›› 2015, Vol. 30 ›› Issue (6): 1344-1357.doi: 10.1007/s11390-015-1602-6

Special Issue: Theory and Algorithms

• Theory and Algorithms • Previous Articles     Next Articles

Understanding Sybil Groups in the Wild

Jing Jiang1,2(蒋竞), Member, CCF, Zi-Fei Shan2(单子非), Xiao Wang2(王潇), Li Zhang1*(张莉), Senior Member, CCF, Ya-Fei Dai2(代亚非), Distinguished Member, CCF   

  1. 1 State Key Laboratory of Software Development Environment, Beihang University, Beijing 100191, China;
    2 Department of Computer Science and Technology, Peking University, Beijing 100871, China
  • Received:2014-04-25 Revised:2015-01-09 Online:2015-11-05 Published:2015-11-05
  • About author:Jing Jiang received her B.S. and Ph.D. degrees in computer science from Peking University in 2007 and 2012, respectively. She is now an assistant professor in the State Key Laboratory of Software Development Environment of Beihang University, Beijing.
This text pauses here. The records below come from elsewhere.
# TheaQG/DiffusionModelsCustom

Measured on NVIDIA B200. Metric: samples_per_s_T1000_ddpm_sampling, higher is better.
Workload: dtype fp16 operands, fp32 accumulate (fp32 state/update)

## Files before the change

### diffusionmodelscustom_b200/_native.py

```python
from __future__ import annotations

import ctypes as C
import os

_PKG = os.path.dirname(os.path.abspath(__file__))
LIB_PATH = os.environ.get("B2D_LIB") or os.path.join(_PKG, "libb200ddpm.so")

FAMILY_R, FAMILY_D = 0, 1
INTERP_MODES = {"bicubic": 0, "bilinear": 1, "nearest": 2}

SYMBOLS = ["b2d_last_error", "b2d_abi_version", "b2d_create", "b2d_destroy", "b2d_load_weights", "b2d_set_schedule",
           "b2d_set_conditioning", "b2d_forward", "b2d_sample", "b2d_sample_host", "b2d_last_launch_count", "b2d_debug_read", "b2d_profile_step",
           "b2d_op_conv2d", "b2d_op_layernorm", "b2d_op_attention", "b2d_op_attn_block", "b2d_op_attn_block_out", "b2d_op_instnorm", "b2d_op_posterior_update", "b2d_saturation_count", "b2d_debug_attn_trace", "b2d_ensemble_run",
           "b2d_op_noise_image", "b2d_op_weighted_mse", "b2d_op_eval_daily", "b2d_op_eval_pixel", "b2d_op_histogram", "b2d_encoder_forward", "b2d_decoder_forward", "b2d_op_final_layer",
           "b2d_set_timesteps", "b2d_op_ddim_update"]


class Config(C.Structure):
    _fields_ = [(n, C.c_int32) for n in ("family", "img_size", "max_batch", "c_hr", "c_out", "has_lsm", "has_topo",
                                         "cond_channels", "num_classes", "n_heads", "attn_ff", "debug_simt_conv",
                                         "interp_mode", "stem_embedding")]


class Tensor(C.Structure):
    _fields_ = [("name", C.c_char_p), ("data", C.c_void_p), ("ndim", C.c_int32), ("shape", C.c_int64 * 4)]


class OpProfile(C.Structure):
    _fields_ = [("name", C.c_char * 48), ("klass", C.c_char * 24), ("flops", C.c_double), ("bytes", C.c_double),
                ("ms", C.c_double)]


class NativeError(RuntimeError):
    pass


_lib = None


def lib():
    global _lib
    if _lib is None:
        if not os.path.exists(LIB_PATH):
            raise NativeError(f"{LIB_PATH} is missing: build it with `python -m diffusionmodelscustom_b200.build` "
                              "(there is no fallback path)")
        L = C.CDLL(LIB_PATH)
        L.b2d_last_error.restype = C.c_char_p
        L.b2d_abi_version.restype = C.c_int
        L.b2d_create.argtypes = [C.POINTER(Config), C.POINTER(C.c_void_p)]
        L.b2d_destroy.argtypes = [C.c_void_p]
        L.b2d_destroy.restype = None
        L.b2d_load_weights.argtypes = [C.c_void_p, C.POINTER(Tensor), C.c_int32]
        L.b2d_set_schedule.argtypes = [C.c_void_p, C.c_void_p, C.c_void_p, C.c_void_p, C.c_int32]
        L.b2d_set_conditioning.argtypes = [C.c_void_p, C.c_void_p, C.c_void_p, C.c_void_p, C.c_int32, C.c_int32,
                                           C.c_void_p, C.c_int32, C.c_void_p]
        L.b2d_forward.argtypes = [C.c_void_p, C.c_void_p, C.c_void_p, C.c_void_p, C.c_int32, C.c_void_p]
        L.b2d_sample.argtypes = [C.c_void_p, C.c_void_p, C.c_void_p, C.c_uint64, C.c_uint64, C.c_float, C.c_int32,
                                 C.c_void_p]
        L.b2d_sample_host.argtypes = [C.c_void_p, C.c_void_p, C.c_void_p, C.c_void_p, C.c_void_p, C.c_int32, C.c_int32,
                                      C.c_void_p, C.c_void_p, C.c_uint64, C.c_uint64, C.c_float, C.c_int32]
        L.b2d_last_launch_count.argtypes = [C.c_void_p]
        L.b2d_last_launch_count.restype = C.c_int64
        L.b2d_debug_read.argtypes = [C.c_void_p, C.c_char_p, C.c_void_p, C.c_int64, C.POINTER(C.c_int32), C.POINTER(C.c_int32)]
        L.b2d_profile_step.argtypes = [C.c_void_p, C.c_void_p, C.c_void_p, C.c_int32, C.c_int32, C.POINTER(OpProfile),
                                       C.c_int32, C.POINTER(C.c_int32)]
        L.b2d_op_conv2d.argtypes = [C.c_void_p] * 5 + [C.c_int32, C.c_void_p] + [C.c_int32] * 12 + [C.c_void_p]
        L.b2d_op_layernorm.argtypes = [C.c_void_p] * 4 + [C.c_int32, C.c_int32, C.c_void_p]
        L.b2d_op_attention.argtypes = [C.c_void_p, C.c_void_p] + [C.c_int32] * 4 + [C.c_void_p]
        L.b2d_op_attn_block.argtypes = [C.c_void_p] * 5 + [C.c_int32] * 4 + [C.c_void_p]
        L.b2d_op_attn_block_out.argtypes = [C.c_void_p] * 7 + [C.c_int32] * 5 + [C.c_void_p]
        L.b2d_op_instnorm.argtypes = [C.c_void_p, C.c_void_p, C.c_void_p, C.c_int32, C.c_void_p, C.c_void_p] + \
                                     [C.c_int32] * 3 + [C.c_void_p]
        L.b2d_op_final_layer.argtypes = [C.c_void_p] * 4 + [C.c_int32] * 4 + [C.c_void_p]
        L.b2d_op_posterior_update.argtypes = [C.c_void_p] * 6 + [C.c_int32, C.c_int32, C.c_int64, C.c_uint64, C.c_uint64,
                                                                 C.c_float, C.c_void_p]
        L.b2d_set_timesteps.argtypes = [C.c_void_p, C.c_void_p, C.c_int32, C.c_float]
        L.b2d_op_ddim_update.argtypes = [C.c_void_p] * 4 + [C.c_int32] * 3 + [C.c_float, C.c_int32, C.c_int64, C.c_uint64,
                                                              C.c_uint64, C.c_float, C.c_void_p]
        L.b2d_op_noise_image.argtypes = [C.c_void_p] * 6 + [C.c_int32, C.c_int64, C.c_uint64, C.c_uint64, C.c_float, C.c_void_p]
        L.b2d_op_weighted_mse.argtypes = [C.c_void_p] * 3 + [C.c_float, C.c_float, C.c_void_p, C.c_int64, C.c_void_p]
        L.b2d_op_eval_daily.argtypes = [C.c_void_p] * 4 + [C.c_int32, C.c_int64, C.c_void_p]
        L.b2d_op_eval_pixel.argtypes = [C.c_void_p] * 5 + [C.c_int32, C.c_int64, C.c_void_p]
        L.b2d_op_histogram.argtypes = [C.c_void_p, C.c_int64, C.c_float, C.c_float, C.c_int32, C.c_void_p, C.c_void_p]
        L.b2d_encoder_forward.argtypes = [C.c_void_p, C.c_void_p, C.c_void_p, C.POINTER(C.c_void_p), C.c_int32, C.c_void_p]
        L.b2d_decoder_forward.argtypes = [C.c_void_p, C.POINTER(C.c_void_p), C.c_void_p, C.c_void_p, C.c_int32, C.c_void_p]
        L.b2d_saturation_count.argtypes = [C.c_int32]
        L.b2d_saturation_count.restype = C.c_uint32
        if L.b2d_abi_version() != 1:
            raise NativeError("libb200ddpm.so ABI version mismatch")
        _lib = L
    return _lib


def check(rc: int):
    if rc != 0:
        raise NativeError(f"b200ddpm error {rc}: {lib().b2d_last_error().decode(errors='replace')}")


def ptr(t):
    return None if t is None else t.data_ptr()
```

### diffusionmodelscustom_b200/csrc/b200ddpm.cu

```cuda
#include "../../include/b200ddpm.h"

#include <chrono>
#include <cmath>
#include <cstring>
#include <functional>
#include <map>
#include <memory>
#include <vector>

#include "attention.cuh"
#include "attention_tc.cuh"
#include "attention_tc2.cuh"
#include "attention_tc3.cuh"
#include "attention_tc3d32.cuh"
#include "attention_tc6.cuh"
#include "attention_tc8.cuh"
#include "attn_block.cuh"
#include "common.cuh"
#include "conv.cuh"
#include "conv_persist.cuh"
#include "elementwise.cuh"
#include "evalops.cuh"
#include "gemm_stream.cuh"
#include "norm_fused.cuh"
#include "tail_tc.cuh"
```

Her research interests include social network, data mining, human factors and social aspects of software engineering.
  • Supported by:

    This work is supported by the National Basic Research 973 Program of China under Grant No. 2011CB302305, the National Natural Science Foundation of China under Grant No. 61300006, and the Project of the State Key Laboratory of Software Development Environment under Grant No. SKLSDE-2013ZX-26.
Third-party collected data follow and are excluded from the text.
template <typename T, int EPI, int BN>
__global__ __launch_bounds__((64 * ApplyDma<T, BN>::WAVES)) __attribute__((amdgpu_waves_per_eu(ApplyDma<T, BN>::WAVES_PER_EU, ApplyDma<T, BN>::WAVES_PER_EU)))
void apply_dma_kernel(const T* __restrict__ Phi, const T* __restrict__ Bm, T* V,
                      double* __restrict__ vpart, const double* __restrict__ p, const double* __restrict__ q,
                      const double* __restrict__ y, const double* __restrict__ alpha, const double* __restrict__ ut,
                      int K, int Kp, int64_t Np, int njt, double* __restrict__ mu, int col0, int slot0, int64_t rb0) {
    typedef ApplyDma<T, BN> D;
    typedef typename D::Cfg Cfg;
    typedef T half_t __attribute__((ext_vector_type(2)));
    typedef std::integral_constant<int, 0> H0;
    typedef std::integral_constant<int, 1> H1;
    constexpr int DPW = D::DMA_PER_WAVE, NRD = Cfg::TM + Cfg::TN, NM = 2 * Cfg::TM * Cfg::TN, PRE = D::PRE;
    static_assert(Cfg::TM == 4 && (Cfg::TN == 4 || Cfg::TN == 2), "fragment lists of the wait statements");
    static_assert(PRE + DPW + NRD <= NM, "one fetch or read per MFMA behind the barrier");
    SMEM_DECL;
    char* smem = smem_raw;
#ifdef SCFGP_TRACE
    const unsigned long long tr_t0 = __builtin_amdgcn_s_memrealtime();
#endif
    const unsigned wid = xcd_remap(blockIdx.x, gridDim.x);
    const int jt = EPI == 3 || EPI == 4 ? (int)((wid % njt + wid / njt) % njt) : (int)(wid % njt);
    const int64_t rb = rb0 + wid / njt;
    const int cbase = col0 + jt * D::BN;
    const int lane = threadIdx.x & 63, wave = __builtin_amdgcn_readfirstlane(threadIdx.x >> 6);
    const char* src[DPW]; unsigned loff[DPW]; int dst[DPW];
#pragma unroll
    for (int u = 0; u < DPW; ++u) {
        const int t = wave * DPW + u, x0 = D::ROWS_PER_DMA * t, l = lane / D::CPR, c = (lane % D::CPR) ^ D::swz(x0 + l);
        const int xb = x0 - D::BM, xcol = (xb & ~(D::WN - 1)) + Cfg::TN * (xb & 15) + ((xb >> 4) & (Cfg::TN - 1));
        const T* rowp = x0 < D::BM ? Phi + (rb * D::BM + x0) * Kp : Bm + (int64_t)(cbase + xcol) * Kp;
        src[u] = reinterpret_cast<const char*>(rowp) + (EPI == 4 ? (cbase / 16) * D::ROWB : 0);
        loff[u] = (unsigned)((x0 < D::BM ? l : Cfg::TN * l) * Kp * D::ES + c * 16);
        dst[u] = t * 1024;
    }
    const auto fetch_one = [&](auto uc, int slot) {
        constexpr int u = decltype(uc)::value;
        __builtin_amdgcn_global_load_lds((gbl_void*)(src[u] + loff[u]), (lds_void*)(smem + slot * D::STAGE + dst[u]), 16, 0, 0);
        src[u] += D::ROWB;
    };
    const int i = lane & 15, qg = lane >> 4;
    const int wm0 = (wave / Cfg::WGN) * Cfg::WM, wn0 = (wave % Cfg::WGN) * Cfg::WN;
    const int hoff0 = sizeof(T) == 4 ? (((qg >> 1) ^ D::swz(i)) << 4) + 8 * (qg & 1) : ((2 * qg) ^ D::swz(i)) << 4;
    const int hoff1 = sizeof(T) == 4 ? (((2 + (qg >> 1)) ^ D::swz(i)) << 4) + 8 * (qg & 1) : ((2 * qg + 1) ^ D::swz(i)) << 4;
    const int ring = (int)(uintptr_t)smem, aoff = ring + (wm0 + i) * D::ROWB, boff = ring + D::BM * D::ROWB + (wn0 + i) * D::ROWB;
    const int ra[2] = {aoff + hoff0, aoff + hoff1}, rbb[2] = {boff + hoff0, boff + hoff1};
    half_t ha[2][Cfg::TM], hb[2][Cfg::TN];
    typename Cfg::MTr::acc_t acc[Cfg::TM][Cfg::TN];
    acc_zero<Cfg>(acc);
    const int nst_all = (K + 15) / 16, nst_tri = (cbase + D::BN + 15) / 16;
    const int nst = (EPI == 3 && nst_tri < nst_all ? nst_tri : nst_all) - (EPI == 4 ? cbase / 16 : 0);
#define SCFGP_LDS_READ(dst, addr, off)                                                                              \
    do {                                                                                                             \
        if constexpr (sizeof(T) == 4) asm volatile("ds_read_b64 %0, %1 offset:%2" : "=v"(dst) : "v"(addr), "n"(off));   \
        else asm volatile("ds_read_b128 %0, %1 offset:%2" : "=v"(dst) : "v"(addr), "n"(off));                           \
    } while (0)
    const auto read_one = [&](auto hc, auto rc, int stage) {
        constexpr int h = decltype(hc)::value, R = decltype(rc)::value;
        if constexpr (R < Cfg::TM) SCFGP_LDS_READ(ha[h][R], stage + ra[h], R * 16 * D::ROWB);
        else SCFGP_LDS_READ(hb[h][R - Cfg::TM], stage + rbb[h], (R - Cfg::TM) * 16 * D::ROWB);
    };
#undef SCFGP_LDS_READ
#define SCFGP_WAIT_FRAGS(what, h)                                                                                                   \
    do {                                                                                                                            \
        if constexpr (Cfg::TN == 4)                                                                                                 \
            asm volatile("s_waitcnt " what : "+v"(ha[h][0]), "+v"(ha[h][1]), "+v"(ha[h][2]), "+v"(ha[h][3]),                        \
                                             "+v"(hb[h][0]), "+v"(hb[h][1]), "+v"(hb[h][2]), "+v"(hb[h][3]) :: "memory");           \
        else                                                                                                                        \
            asm volatile("s_waitcnt " what : "+v"(ha[h][0]), "+v"(ha[h][1]), "+v"(ha[h][2]), "+v"(ha[h][3]),                        \
                                             "+v"(hb[h][0]), "+v"(hb[h][1]) :: "memory");                                           \
    } while (0)
    const auto mfma_one = [&](auto hc, auto ic) {
        constexpr int h = decltype(hc)::value, I = decltype(ic)::value, j = I / (Cfg::TM * Cfg::TN), tm = I / Cfg::TN % Cfg::TM, tn = I % Cfg::TN;
        Cfg::MTr::mfma(acc[tm][tn], ha[h][tm][j], hb[h][tn][j]);
        __builtin_amdgcn_sched_barrier(0);
    };
    const auto second_half_pre = [&]() { static_for<PRE>([&](auto ic) { mfma_one(H1(), ic); }); };
    const auto second_half = [&](auto fc, int fslot, int next) {
        static_for<NM - PRE>([&](auto ic) {
            constexpr int I = decltype(ic)::value;
            mfma_one(H1(), std::integral_constant<int, I + PRE>());
            if constexpr (I < DPW) {
                if constexpr (decltype(fc)::value) { fetch_one(ic, fslot); __builtin_amdgcn_sched_barrier(0); }
            } else if constexpr (I - DPW < NRD) {
                read_one(H0(), std::integral_constant<int, I - DPW>(), next);
                __builtin_amdgcn_sched_barrier(0);
            }
        });
    };
    const auto first_half = [&](int next) {
        static_for<NM>([&](auto ic) {
            mfma_one(H0(), ic);
            if constexpr (decltype(ic)::value < NRD) { read_one(H1(), ic, next); __builtin_amdgcn_sched_barrier(0); }
        });
    };
    static_for<DPW>([&](auto uc) { fetch_one(uc, 0); });
    if (nst > 1) static_for<DPW>([&](auto uc) { fetch_one(uc, 1); });
    if (nst > 2) static_for<DPW>([&](auto uc) { fetch_one(uc, 2); });
    if (nst > 2) asm volatile("s_waitcnt vmcnt(%0)" :: "n"(2 * DPW) : "memory");
    else if (nst > 1) asm volatile("s_waitcnt vmcnt(%0)" :: "n"(DPW) : "memory");
    else asm volatile("s_waitcnt vmcnt(0)" ::: "memory");
    __builtin_amdgcn_s_barrier();
    asm volatile("" ::: "memory");
#ifdef SCFGP_TRACE
    const unsigned long long tr_l0 = __builtin_amdgcn_s_memrealtime();
#endif
    static_for<NRD>([&](auto rc) { read_one(H0(), rc, 0); });
    static_for<NRD>([&](auto rc) { read_one(H1(), rc, 0); });
    SCFGP_WAIT_FRAGS("lgkmcnt(0)", 0);
    __builtin_amdgcn_sched_barrier(0);
    static_for<NM>([&](auto ic) { mfma_one(H0(), ic); });
    int slot = 0, s = 0;
    for (; s + 3 < nst; ++s) {
        asm volatile("s_waitcnt vmcnt(%0)" :: "n"(DPW) : "memory");
        SCFGP_WAIT_FRAGS("lgkmcnt(0)", 1);
        __builtin_amdgcn_sched_barrier(0);
        second_half_pre();
        __builtin_amdgcn_s_barrier();
        asm volatile("" ::: "memory");
        const int fslot = slot;
        slot = slot == 2 ? 0 : slot + 1;
        __builtin_amdgcn_sched_barrier(0);
        second_half(std::true_type(), fslot, slot * D::STAGE);
        SCFGP_WAIT_FRAGS("lgkmcnt(0)", 0);
        __builtin_amdgcn_sched_barrier(0);
        first_half(slot * D::STAGE);
    }
    SCFGP_WAIT_FRAGS("lgkmcnt(0)", 1);
    for (; s + 1 < nst; ++s) {
        if (s + 2 < nst) asm volatile("s_waitcnt vmcnt(%0)" :: "n"(DPW) : "memory");
        else asm volatile("s_waitcnt vmcnt(0)" ::: "memory");
        SCFGP_WAIT_FRAGS("lgkmcnt(0)", 1);
        __builtin_amdgcn_sched_barrier(0);
        second_half_pre();
        __builtin_amdgcn_s_barrier();
        asm volatile("" ::: "memory");
        slot = slot == 2 ? 0 : slot + 1;
        __builtin_amdgcn_sched_barrier(0);
        second_half(std::false_type(), 0, slot * D::STAGE);
        SCFGP_WAIT_FRAGS("lgkmcnt(0)", 0);
        __builtin_amdgcn_sched_barrier(0);
        first_half(slot * D::STAGE);
    }
    SCFGP_WAIT_FRAGS("lgkmcnt(0)", 1);
    __builtin_amdgcn_sched_barrier(0);
    static_for<NM>([&](auto ic) { mfma_one(H1(), ic); });
#undef SCFGP_WAIT_FRAGS
    __syncthreads();
#ifdef SCFGP_TRACE
    const unsigned long long tr_l1 = __builtin_amdgcn_s_memrealtime();
#endif
    constexpr int SLOTS = BN >= 128 ? BN / 128 : 1;
    const int vslot = slot0 + SLOTS * jt;
    int tid = (int)threadIdx.x;
    asm volatile("" : "+v"(tid));
    apply_epilogue<Cfg, EPI, EPI == 0 || EPI == 3, true>(acc, Phi, V, vpart, p, q, y, alpha, ut, K, Kp, Np, rb, cbase, vslot, smem_raw, mu, tid);
    if (SLOTS == 2 && (EPI == 0 || EPI == 3) && tid < D::BM) {
        vpart[(int64_t)(vslot + 1) * Np + rb * D::BM + tid] = 0.0;
        if (mu) mu[(int64_t)(vslot + 1) * Np + rb * D::BM + tid] = 0.0;
    }
#ifdef SCFGP_TRACE
    __syncthreads();
    if (threadIdx.x == 0 && blockIdx.x < ATRACE_CAP) {
        unsigned long long* rec = g_atrace[EPI * ATRACE_CAP + blockIdx.x];
        rec[0] = tr_t0; rec[1] = __builtin_amdgcn_s_memrealtime();
        rec[2] = ((unsigned long long)__builtin_amdgcn_s_getreg((20 << 0) | (0 << 6) | (3 << 11)) & 0xF) | ((unsigned long long)jt << 8) |
                                  ((unsigned long long)nst << 20);
        rec[3] = tr_l0; rec[4] = tr_l1;
    }
#endif
}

Sybil attacks are one kind of well-known and powerful attacks against online social networks (OSNs). In a sybil attack, a malicious attacker generates a sybil group consisting of multiple sybil users, and controls them to attack the system. However, data confidentiality policies of major social network providers have severely limited researchers' access to large-scale datasets of sybil groups. A deep understanding of sybil groups can provide important insights into the characteristics of malicious behavior, as well as numerous practical implications on the design of security mechanisms. In this paper, we present an initial study to measure sybil groups in a large-scale OSN, Renren. We analyze sybil groups at different levels, including individual information, social relationships, and malicious activities. Our main observations are: 1) user information in sybil groups is usually incomplete and in poor quality; 2) sybil groups have special evolution patterns in connectivity structure, including bursty actions to add nodes, and a monotonous merging pattern that lacks non-singleton mergings; 3) several sybil groups have strong relationships with each other and compose sybil communities, and these communities cover a large number of users and pose great potential threats; 4) some sybil users are not banned until a long time after registration in some sybil groups. The characteristics of sybil groups can be leveraged to improve the security mechanisms in OSNs to defend against sybil attacks. Specifically, we suggest that OSNs should 1) check information completeness and quality, 2) learn from dynamics of community connectivity structure to detect sybil groups, 3) monitor sybil communities and inspect them carefully to prevent collusion, and 4) inspect sybil groups that behave normally even for a long time to prevent potential malicious behaviors.